Working data: Begin
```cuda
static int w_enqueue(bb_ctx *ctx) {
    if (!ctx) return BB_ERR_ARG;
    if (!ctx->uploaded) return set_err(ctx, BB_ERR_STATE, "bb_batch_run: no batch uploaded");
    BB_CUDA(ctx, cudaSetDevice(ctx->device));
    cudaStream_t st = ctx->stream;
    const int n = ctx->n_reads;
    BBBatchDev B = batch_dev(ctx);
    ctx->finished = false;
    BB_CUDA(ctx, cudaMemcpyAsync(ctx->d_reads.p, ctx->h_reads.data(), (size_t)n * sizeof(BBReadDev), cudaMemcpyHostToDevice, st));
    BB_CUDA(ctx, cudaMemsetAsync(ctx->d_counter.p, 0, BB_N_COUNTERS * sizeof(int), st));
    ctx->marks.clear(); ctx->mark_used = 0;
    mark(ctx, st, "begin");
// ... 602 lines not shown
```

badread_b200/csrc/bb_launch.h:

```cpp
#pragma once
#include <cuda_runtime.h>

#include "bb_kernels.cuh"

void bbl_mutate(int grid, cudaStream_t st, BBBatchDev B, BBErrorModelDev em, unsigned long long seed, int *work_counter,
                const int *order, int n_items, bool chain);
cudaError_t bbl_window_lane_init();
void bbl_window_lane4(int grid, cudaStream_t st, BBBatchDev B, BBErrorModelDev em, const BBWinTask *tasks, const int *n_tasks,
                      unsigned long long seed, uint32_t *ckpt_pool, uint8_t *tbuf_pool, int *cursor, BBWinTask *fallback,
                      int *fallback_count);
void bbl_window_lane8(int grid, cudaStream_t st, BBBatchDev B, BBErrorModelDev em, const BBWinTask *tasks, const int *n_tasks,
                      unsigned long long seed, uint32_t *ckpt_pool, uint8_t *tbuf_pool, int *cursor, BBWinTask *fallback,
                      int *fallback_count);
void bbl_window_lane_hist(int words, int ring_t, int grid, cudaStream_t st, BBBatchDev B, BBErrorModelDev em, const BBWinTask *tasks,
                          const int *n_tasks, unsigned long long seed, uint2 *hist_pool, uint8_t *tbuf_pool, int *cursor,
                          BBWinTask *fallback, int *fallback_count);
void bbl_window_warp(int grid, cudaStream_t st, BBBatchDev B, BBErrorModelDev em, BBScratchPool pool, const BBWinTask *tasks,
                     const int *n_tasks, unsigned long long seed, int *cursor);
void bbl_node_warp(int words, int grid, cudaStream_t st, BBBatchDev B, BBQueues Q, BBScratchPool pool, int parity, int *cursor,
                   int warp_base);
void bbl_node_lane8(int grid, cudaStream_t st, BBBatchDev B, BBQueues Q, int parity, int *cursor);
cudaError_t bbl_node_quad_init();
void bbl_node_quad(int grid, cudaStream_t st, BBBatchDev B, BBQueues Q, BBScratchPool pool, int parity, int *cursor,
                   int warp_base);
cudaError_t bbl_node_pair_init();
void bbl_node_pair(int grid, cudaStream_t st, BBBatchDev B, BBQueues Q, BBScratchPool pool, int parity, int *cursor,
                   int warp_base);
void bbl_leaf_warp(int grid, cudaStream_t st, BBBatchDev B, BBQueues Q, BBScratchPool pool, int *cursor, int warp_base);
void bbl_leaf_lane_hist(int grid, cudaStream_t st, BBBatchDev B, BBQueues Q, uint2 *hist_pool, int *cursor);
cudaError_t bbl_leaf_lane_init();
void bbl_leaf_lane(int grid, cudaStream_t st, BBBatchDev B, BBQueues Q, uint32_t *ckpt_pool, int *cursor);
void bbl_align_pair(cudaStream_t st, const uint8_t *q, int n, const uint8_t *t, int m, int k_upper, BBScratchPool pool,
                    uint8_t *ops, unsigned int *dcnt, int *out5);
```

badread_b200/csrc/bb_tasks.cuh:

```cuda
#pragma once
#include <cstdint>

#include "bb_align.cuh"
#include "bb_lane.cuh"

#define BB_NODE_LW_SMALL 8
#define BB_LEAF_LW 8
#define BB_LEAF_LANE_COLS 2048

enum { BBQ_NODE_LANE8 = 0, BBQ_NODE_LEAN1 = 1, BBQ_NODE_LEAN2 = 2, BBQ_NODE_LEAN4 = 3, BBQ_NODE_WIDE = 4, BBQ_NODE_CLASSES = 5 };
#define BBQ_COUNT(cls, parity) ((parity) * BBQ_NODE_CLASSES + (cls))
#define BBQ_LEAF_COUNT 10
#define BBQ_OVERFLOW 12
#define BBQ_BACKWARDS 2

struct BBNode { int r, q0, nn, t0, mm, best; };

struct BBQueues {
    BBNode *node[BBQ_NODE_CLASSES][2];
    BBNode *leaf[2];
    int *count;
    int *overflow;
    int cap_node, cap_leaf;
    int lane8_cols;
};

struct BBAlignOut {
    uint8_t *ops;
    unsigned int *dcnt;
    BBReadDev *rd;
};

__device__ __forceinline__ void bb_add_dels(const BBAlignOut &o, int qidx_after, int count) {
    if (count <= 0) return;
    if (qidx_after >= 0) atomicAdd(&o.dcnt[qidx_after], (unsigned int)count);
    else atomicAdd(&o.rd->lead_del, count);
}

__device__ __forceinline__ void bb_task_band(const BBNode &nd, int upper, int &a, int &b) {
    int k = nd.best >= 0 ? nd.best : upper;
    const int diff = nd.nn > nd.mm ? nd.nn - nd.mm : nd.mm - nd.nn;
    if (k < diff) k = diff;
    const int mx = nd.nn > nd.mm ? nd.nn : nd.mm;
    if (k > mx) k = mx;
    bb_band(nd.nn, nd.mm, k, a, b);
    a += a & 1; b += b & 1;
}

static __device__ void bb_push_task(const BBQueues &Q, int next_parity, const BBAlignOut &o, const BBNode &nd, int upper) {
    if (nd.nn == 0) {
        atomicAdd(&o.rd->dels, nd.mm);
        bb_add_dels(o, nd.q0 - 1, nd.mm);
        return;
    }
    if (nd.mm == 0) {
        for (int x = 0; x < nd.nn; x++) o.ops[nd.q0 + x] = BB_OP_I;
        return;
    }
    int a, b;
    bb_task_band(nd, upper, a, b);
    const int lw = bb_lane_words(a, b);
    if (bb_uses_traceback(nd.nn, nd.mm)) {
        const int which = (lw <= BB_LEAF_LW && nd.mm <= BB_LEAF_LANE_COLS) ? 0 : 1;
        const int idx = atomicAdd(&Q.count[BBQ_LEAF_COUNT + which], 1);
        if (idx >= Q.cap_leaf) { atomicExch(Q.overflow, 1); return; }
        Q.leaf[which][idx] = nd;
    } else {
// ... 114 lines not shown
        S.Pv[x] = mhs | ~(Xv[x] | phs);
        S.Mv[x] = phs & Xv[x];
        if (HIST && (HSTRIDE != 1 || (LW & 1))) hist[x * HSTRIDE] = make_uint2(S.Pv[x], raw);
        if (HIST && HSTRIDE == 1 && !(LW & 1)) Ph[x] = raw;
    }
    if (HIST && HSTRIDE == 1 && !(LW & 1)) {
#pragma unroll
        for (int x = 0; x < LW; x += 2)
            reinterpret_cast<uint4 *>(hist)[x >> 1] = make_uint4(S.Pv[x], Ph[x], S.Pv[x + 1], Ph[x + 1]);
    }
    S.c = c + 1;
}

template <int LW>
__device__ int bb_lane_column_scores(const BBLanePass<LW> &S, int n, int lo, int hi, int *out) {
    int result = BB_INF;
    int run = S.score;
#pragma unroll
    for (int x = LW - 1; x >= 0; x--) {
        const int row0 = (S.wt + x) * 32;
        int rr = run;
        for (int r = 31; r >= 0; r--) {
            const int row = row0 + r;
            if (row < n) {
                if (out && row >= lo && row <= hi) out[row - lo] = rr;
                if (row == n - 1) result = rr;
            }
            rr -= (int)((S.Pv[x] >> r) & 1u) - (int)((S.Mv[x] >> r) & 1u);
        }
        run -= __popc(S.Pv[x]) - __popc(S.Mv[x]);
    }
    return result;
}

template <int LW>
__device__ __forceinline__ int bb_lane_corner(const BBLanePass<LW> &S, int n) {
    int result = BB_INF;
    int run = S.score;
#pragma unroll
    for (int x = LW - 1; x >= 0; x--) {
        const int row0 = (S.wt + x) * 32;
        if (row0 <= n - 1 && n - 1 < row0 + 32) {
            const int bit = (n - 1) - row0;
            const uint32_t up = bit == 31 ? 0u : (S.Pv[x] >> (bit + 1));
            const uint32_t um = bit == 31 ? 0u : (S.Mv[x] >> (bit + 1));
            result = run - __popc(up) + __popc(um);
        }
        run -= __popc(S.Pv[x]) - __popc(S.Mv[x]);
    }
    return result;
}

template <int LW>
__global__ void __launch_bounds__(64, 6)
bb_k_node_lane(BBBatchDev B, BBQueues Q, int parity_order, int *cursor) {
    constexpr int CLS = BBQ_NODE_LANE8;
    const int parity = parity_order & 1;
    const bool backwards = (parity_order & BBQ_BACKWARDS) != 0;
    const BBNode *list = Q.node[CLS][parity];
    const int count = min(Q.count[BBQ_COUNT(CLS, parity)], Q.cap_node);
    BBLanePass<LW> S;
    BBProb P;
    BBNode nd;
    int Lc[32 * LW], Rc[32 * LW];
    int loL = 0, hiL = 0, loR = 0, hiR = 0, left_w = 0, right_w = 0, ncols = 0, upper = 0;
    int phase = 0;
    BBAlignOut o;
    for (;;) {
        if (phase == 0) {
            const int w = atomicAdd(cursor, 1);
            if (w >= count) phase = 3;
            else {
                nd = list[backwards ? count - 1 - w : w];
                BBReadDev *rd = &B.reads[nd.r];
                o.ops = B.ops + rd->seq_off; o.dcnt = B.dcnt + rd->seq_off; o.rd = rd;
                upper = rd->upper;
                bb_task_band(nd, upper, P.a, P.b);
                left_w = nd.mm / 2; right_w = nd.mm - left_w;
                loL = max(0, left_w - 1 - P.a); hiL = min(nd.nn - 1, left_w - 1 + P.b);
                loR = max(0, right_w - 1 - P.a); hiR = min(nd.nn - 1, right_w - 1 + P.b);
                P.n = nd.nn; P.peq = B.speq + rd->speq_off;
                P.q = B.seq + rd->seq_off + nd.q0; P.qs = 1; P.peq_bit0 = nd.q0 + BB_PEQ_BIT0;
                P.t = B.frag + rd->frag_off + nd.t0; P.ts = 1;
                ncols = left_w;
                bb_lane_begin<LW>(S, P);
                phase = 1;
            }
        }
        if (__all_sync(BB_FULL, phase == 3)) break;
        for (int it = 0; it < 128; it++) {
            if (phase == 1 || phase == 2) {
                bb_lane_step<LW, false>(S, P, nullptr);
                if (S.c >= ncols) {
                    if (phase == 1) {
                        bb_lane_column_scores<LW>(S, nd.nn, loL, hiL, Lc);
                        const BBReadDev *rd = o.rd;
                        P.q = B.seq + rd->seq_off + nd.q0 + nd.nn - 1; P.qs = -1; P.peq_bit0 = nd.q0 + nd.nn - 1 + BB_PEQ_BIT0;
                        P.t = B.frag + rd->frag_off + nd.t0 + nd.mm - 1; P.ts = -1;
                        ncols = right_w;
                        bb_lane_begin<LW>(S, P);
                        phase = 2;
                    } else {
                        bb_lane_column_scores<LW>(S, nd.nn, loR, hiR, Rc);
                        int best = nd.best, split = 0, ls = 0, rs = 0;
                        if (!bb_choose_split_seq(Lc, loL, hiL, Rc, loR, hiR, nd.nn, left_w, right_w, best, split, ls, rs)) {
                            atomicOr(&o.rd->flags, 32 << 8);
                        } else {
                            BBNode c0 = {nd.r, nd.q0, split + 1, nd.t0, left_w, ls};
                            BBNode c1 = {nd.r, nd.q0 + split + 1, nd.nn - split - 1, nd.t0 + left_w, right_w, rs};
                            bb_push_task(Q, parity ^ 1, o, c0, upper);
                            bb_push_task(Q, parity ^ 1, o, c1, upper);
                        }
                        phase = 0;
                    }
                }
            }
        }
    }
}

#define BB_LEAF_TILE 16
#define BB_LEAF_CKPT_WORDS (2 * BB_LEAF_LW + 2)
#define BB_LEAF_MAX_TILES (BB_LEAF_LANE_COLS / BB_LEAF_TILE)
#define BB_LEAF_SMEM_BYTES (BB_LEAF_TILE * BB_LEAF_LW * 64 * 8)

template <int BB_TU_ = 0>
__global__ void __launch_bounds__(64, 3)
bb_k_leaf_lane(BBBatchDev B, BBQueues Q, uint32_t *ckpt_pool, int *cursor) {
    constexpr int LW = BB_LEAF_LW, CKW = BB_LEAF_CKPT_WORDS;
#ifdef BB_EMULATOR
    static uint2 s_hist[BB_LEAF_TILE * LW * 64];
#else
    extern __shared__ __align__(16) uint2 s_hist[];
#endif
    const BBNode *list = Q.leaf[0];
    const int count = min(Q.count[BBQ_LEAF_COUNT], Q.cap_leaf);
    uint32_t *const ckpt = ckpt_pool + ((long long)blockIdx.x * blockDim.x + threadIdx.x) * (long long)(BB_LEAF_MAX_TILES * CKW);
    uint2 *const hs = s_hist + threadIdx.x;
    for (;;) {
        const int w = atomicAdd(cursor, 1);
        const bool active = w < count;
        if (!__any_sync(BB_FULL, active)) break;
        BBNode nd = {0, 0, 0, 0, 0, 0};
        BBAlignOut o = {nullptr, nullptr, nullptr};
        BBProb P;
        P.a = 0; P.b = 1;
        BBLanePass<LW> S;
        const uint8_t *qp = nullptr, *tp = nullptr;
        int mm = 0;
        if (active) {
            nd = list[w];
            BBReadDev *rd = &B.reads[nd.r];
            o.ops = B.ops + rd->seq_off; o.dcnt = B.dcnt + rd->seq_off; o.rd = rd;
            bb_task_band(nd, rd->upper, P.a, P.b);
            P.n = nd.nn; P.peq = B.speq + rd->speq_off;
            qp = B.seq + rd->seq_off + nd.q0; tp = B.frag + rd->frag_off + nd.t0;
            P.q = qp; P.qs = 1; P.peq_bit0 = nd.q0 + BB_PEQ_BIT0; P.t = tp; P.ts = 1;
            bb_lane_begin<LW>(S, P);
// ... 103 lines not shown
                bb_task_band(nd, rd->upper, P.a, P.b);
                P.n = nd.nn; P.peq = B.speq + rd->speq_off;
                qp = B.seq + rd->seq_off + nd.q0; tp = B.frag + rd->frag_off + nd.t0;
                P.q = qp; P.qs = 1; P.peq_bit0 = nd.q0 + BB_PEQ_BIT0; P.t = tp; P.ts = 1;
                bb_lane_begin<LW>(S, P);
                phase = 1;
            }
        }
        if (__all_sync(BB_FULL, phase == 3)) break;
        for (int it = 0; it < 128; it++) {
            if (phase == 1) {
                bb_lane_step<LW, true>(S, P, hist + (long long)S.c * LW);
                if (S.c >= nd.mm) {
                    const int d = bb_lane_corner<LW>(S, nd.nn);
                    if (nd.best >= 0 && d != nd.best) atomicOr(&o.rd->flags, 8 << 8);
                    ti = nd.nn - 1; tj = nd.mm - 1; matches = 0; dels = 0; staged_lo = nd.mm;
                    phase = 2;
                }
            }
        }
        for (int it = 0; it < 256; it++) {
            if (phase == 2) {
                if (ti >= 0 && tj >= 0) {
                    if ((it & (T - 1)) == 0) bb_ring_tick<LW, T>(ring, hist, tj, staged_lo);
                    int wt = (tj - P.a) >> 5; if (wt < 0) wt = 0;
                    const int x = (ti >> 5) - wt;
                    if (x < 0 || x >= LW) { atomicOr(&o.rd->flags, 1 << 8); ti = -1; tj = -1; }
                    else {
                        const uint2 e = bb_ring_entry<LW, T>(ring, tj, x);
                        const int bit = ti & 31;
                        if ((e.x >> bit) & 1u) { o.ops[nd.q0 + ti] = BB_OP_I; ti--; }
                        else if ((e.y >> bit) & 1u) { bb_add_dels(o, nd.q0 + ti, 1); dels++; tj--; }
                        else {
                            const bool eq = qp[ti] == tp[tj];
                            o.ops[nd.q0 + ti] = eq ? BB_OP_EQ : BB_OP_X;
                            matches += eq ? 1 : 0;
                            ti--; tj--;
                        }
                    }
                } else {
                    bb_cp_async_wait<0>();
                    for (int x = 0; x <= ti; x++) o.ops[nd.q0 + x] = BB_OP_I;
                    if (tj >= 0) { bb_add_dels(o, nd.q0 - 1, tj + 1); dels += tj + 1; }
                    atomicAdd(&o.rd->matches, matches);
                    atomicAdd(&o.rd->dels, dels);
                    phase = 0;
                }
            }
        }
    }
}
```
Working data: End
Working data: Begin
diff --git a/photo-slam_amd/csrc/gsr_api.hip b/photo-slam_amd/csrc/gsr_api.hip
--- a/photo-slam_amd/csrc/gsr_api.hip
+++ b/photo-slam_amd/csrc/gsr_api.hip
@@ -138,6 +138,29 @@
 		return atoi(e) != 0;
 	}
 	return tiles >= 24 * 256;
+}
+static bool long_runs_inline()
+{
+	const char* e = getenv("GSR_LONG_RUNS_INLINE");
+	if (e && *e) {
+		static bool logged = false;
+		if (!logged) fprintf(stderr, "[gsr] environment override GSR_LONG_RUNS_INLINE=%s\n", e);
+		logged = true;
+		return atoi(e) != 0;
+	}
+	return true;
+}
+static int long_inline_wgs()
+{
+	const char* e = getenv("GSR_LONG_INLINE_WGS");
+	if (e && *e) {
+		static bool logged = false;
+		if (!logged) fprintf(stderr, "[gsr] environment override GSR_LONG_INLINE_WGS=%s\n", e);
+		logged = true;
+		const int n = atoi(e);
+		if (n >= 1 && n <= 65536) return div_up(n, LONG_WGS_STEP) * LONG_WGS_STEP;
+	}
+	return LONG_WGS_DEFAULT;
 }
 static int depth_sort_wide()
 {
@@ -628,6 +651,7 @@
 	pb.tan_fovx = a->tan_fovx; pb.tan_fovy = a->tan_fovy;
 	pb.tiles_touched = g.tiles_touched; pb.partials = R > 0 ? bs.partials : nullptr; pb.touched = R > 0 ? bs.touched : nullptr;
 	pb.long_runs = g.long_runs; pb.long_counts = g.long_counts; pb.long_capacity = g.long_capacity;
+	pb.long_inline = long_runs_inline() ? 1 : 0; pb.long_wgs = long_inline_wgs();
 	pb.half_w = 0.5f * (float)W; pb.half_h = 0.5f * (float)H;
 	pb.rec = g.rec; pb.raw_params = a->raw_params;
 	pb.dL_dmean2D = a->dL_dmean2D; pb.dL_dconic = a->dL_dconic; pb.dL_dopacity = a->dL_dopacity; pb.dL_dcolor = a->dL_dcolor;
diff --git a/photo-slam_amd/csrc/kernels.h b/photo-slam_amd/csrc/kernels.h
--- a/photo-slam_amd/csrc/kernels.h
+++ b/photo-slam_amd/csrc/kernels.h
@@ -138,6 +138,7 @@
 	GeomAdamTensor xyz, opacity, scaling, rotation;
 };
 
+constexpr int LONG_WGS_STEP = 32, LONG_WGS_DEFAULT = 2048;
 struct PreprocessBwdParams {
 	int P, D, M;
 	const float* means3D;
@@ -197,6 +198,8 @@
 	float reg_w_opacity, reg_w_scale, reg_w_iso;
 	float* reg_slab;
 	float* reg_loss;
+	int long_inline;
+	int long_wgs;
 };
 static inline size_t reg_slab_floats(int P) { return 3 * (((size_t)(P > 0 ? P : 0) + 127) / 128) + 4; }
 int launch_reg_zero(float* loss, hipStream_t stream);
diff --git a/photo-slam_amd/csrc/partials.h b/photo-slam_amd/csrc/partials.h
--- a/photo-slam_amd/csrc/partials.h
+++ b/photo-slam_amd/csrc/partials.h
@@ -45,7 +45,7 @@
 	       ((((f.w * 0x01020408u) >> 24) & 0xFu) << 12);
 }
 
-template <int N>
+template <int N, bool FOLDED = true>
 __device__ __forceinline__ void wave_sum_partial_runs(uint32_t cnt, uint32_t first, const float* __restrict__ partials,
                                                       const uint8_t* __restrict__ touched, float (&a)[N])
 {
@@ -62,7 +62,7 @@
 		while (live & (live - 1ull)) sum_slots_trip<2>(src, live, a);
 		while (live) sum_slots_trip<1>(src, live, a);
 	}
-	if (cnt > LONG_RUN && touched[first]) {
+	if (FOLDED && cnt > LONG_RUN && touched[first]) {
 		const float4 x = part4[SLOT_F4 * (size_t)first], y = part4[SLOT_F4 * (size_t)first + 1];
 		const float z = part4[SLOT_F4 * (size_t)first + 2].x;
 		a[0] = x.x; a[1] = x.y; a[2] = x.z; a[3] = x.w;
Working data: End
→ Exercise directions: What you return should be exactly the lines above, starting at the one with "diff --git a/photo-slam_amd/csrc/partials.h" and ending at the one with "FOLDED = true>", and nothing else.

→ Response to the task:
diff --git a/photo-slam_amd/csrc/partials.h b/photo-slam_amd/csrc/partials.h
--- a/photo-slam_amd/csrc/partials.h
+++ b/photo-slam_amd/csrc/partials.h
@@ -45,7 +45,7 @@
 	       ((((f.w * 0x01020408u) >> 24) & 0xFu) << 12);
 }
 
-template <int N>
+template <int N, bool FOLDED = true>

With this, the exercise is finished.